● **WHAT IS EXPECTED**
Go through the entries and copy every line that has the string "void" in it.

● **SUPPLIED RECORDS**

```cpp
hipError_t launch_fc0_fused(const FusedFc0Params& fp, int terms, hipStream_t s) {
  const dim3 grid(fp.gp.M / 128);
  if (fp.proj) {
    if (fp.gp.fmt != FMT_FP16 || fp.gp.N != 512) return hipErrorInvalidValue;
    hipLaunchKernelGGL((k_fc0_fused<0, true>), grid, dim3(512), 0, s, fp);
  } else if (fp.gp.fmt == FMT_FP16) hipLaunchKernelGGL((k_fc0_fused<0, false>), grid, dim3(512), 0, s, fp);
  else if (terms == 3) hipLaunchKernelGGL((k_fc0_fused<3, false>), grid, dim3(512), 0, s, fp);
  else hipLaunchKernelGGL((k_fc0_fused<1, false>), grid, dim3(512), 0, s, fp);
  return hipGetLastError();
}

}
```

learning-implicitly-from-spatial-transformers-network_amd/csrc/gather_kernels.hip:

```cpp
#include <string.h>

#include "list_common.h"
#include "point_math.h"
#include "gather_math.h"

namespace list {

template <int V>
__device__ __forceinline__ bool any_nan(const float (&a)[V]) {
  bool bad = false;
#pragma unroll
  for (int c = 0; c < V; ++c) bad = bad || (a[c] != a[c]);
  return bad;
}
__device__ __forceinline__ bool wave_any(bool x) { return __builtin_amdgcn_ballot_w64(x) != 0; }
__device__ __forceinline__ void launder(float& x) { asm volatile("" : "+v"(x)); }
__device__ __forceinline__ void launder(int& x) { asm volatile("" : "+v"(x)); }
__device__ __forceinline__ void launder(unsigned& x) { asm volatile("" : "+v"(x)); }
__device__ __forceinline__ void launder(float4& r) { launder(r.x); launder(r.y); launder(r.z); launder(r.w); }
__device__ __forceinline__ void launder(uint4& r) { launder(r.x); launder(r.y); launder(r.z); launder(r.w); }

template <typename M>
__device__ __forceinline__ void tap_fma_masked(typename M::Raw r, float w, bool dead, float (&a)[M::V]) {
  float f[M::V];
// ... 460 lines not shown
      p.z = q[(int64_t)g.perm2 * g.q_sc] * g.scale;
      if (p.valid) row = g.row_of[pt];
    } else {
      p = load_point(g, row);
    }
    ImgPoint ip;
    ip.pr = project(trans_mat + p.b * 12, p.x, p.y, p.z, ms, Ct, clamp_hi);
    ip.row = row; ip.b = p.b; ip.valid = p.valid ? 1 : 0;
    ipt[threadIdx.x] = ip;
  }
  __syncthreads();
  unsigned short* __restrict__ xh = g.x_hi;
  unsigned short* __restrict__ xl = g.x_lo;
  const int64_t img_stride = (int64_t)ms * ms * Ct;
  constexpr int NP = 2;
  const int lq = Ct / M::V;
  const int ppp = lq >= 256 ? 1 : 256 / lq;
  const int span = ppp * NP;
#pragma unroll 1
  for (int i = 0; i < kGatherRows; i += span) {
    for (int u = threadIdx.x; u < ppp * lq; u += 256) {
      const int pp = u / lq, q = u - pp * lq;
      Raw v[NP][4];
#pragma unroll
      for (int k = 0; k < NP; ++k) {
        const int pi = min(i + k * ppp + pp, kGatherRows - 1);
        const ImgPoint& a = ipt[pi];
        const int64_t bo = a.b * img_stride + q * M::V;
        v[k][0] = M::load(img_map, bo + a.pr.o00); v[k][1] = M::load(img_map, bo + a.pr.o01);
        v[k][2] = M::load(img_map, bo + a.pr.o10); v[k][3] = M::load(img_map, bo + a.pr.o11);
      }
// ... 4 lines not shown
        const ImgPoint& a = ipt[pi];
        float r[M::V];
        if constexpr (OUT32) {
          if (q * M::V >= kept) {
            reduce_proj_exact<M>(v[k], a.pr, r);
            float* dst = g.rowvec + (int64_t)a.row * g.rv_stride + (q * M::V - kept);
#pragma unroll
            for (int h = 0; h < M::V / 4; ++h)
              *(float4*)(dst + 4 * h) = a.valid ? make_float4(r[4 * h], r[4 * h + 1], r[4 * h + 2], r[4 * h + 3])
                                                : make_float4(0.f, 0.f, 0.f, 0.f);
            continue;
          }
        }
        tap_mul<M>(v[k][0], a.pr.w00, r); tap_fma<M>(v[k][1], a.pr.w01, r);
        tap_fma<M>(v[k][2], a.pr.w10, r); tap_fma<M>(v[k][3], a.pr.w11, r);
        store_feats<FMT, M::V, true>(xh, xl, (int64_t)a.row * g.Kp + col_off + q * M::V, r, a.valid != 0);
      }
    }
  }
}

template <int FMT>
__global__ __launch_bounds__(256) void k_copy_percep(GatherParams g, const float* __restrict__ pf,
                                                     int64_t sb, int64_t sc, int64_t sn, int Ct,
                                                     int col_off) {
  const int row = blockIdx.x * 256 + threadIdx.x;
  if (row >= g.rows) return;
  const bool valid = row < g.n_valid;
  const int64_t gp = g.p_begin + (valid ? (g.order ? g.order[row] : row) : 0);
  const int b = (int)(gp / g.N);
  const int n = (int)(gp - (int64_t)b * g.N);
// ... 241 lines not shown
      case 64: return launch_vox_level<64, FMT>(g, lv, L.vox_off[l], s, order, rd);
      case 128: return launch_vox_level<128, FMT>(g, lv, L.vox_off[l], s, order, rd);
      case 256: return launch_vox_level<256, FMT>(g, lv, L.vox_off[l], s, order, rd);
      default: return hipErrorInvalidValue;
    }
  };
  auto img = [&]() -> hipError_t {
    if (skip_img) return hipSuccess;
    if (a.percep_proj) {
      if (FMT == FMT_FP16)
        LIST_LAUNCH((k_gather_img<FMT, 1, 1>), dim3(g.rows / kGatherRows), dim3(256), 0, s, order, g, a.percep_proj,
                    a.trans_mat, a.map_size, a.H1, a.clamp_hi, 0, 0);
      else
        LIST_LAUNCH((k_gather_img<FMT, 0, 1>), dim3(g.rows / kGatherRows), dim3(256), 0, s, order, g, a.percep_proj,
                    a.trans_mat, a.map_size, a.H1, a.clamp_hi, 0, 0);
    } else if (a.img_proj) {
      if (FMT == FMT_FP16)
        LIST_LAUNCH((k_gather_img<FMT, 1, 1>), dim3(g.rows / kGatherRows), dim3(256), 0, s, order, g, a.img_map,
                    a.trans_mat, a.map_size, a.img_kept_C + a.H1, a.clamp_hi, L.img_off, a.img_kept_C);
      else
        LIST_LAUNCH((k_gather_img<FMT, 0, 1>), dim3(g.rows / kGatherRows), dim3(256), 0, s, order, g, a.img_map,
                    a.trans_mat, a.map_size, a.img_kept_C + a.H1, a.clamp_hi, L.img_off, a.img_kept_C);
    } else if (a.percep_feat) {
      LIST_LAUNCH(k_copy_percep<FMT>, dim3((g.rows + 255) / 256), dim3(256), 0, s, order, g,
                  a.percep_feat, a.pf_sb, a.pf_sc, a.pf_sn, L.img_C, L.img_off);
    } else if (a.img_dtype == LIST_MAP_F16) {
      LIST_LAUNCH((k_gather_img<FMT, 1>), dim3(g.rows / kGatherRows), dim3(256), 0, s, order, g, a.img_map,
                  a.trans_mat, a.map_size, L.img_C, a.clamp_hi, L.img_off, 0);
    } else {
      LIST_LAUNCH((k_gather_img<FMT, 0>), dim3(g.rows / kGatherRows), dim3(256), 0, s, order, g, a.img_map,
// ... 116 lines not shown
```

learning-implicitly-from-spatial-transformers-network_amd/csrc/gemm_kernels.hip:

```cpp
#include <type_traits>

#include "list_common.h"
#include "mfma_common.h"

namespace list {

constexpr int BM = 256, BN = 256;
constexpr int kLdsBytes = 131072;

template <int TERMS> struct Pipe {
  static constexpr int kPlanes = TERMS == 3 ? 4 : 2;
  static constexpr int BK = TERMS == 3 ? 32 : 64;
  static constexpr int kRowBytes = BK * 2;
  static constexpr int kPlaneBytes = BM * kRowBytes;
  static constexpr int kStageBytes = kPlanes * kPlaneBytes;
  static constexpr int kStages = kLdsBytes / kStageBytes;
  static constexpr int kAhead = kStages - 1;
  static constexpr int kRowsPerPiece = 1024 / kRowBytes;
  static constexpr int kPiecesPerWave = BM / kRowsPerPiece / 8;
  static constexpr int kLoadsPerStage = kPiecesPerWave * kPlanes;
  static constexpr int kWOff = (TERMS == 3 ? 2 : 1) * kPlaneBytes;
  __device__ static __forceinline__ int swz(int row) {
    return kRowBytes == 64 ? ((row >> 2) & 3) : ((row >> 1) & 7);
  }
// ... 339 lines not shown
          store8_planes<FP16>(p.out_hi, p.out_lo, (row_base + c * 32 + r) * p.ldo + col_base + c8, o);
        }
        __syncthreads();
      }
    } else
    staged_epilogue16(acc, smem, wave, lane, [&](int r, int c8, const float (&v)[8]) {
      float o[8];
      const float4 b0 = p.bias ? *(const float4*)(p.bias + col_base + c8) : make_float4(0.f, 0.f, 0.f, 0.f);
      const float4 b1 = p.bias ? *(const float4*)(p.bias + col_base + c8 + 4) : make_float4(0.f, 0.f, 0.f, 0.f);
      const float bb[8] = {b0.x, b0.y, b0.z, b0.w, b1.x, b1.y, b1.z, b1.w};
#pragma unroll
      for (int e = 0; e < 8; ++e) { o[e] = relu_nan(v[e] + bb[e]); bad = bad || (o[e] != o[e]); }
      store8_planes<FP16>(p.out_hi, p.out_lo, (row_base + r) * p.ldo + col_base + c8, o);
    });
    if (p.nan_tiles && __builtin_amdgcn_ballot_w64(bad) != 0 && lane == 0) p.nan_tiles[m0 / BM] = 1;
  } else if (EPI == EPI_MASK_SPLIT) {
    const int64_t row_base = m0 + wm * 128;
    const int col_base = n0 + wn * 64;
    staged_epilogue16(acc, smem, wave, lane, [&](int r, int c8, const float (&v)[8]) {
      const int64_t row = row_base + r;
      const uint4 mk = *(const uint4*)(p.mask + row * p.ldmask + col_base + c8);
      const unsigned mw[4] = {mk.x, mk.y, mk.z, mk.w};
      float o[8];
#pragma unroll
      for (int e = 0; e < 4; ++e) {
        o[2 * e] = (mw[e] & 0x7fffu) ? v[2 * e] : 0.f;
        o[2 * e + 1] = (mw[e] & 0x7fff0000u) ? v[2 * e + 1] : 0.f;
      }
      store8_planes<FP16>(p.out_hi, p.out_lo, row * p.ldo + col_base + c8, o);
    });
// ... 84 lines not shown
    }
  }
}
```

● **YOUR SOLUTION**
__device__ __forceinline__ void launder(float& x) { asm volatile("" : "+v"(x)); }
__device__ __forceinline__ void launder(int& x) { asm volatile("" : "+v"(x)); }
__device__ __forceinline__ void launder(unsigned& x) { asm volatile("" : "+v"(x)); }
__device__ __forceinline__ void launder(float4& r) { launder(r.x); launder(r.y); launder(r.z); launder(r.w); }
__device__ __forceinline__ void launder(uint4& r) { launder(r.x); launder(r.y); launder(r.z); launder(r.w); }
__device__ __forceinline__ void tap_fma_masked(typename M::Raw r, float w, bool dead, float (&a)[M::V]) {
__global__ __launch_bounds__(256) void k_copy_percep(GatherParams g, const float* __restrict__ pf,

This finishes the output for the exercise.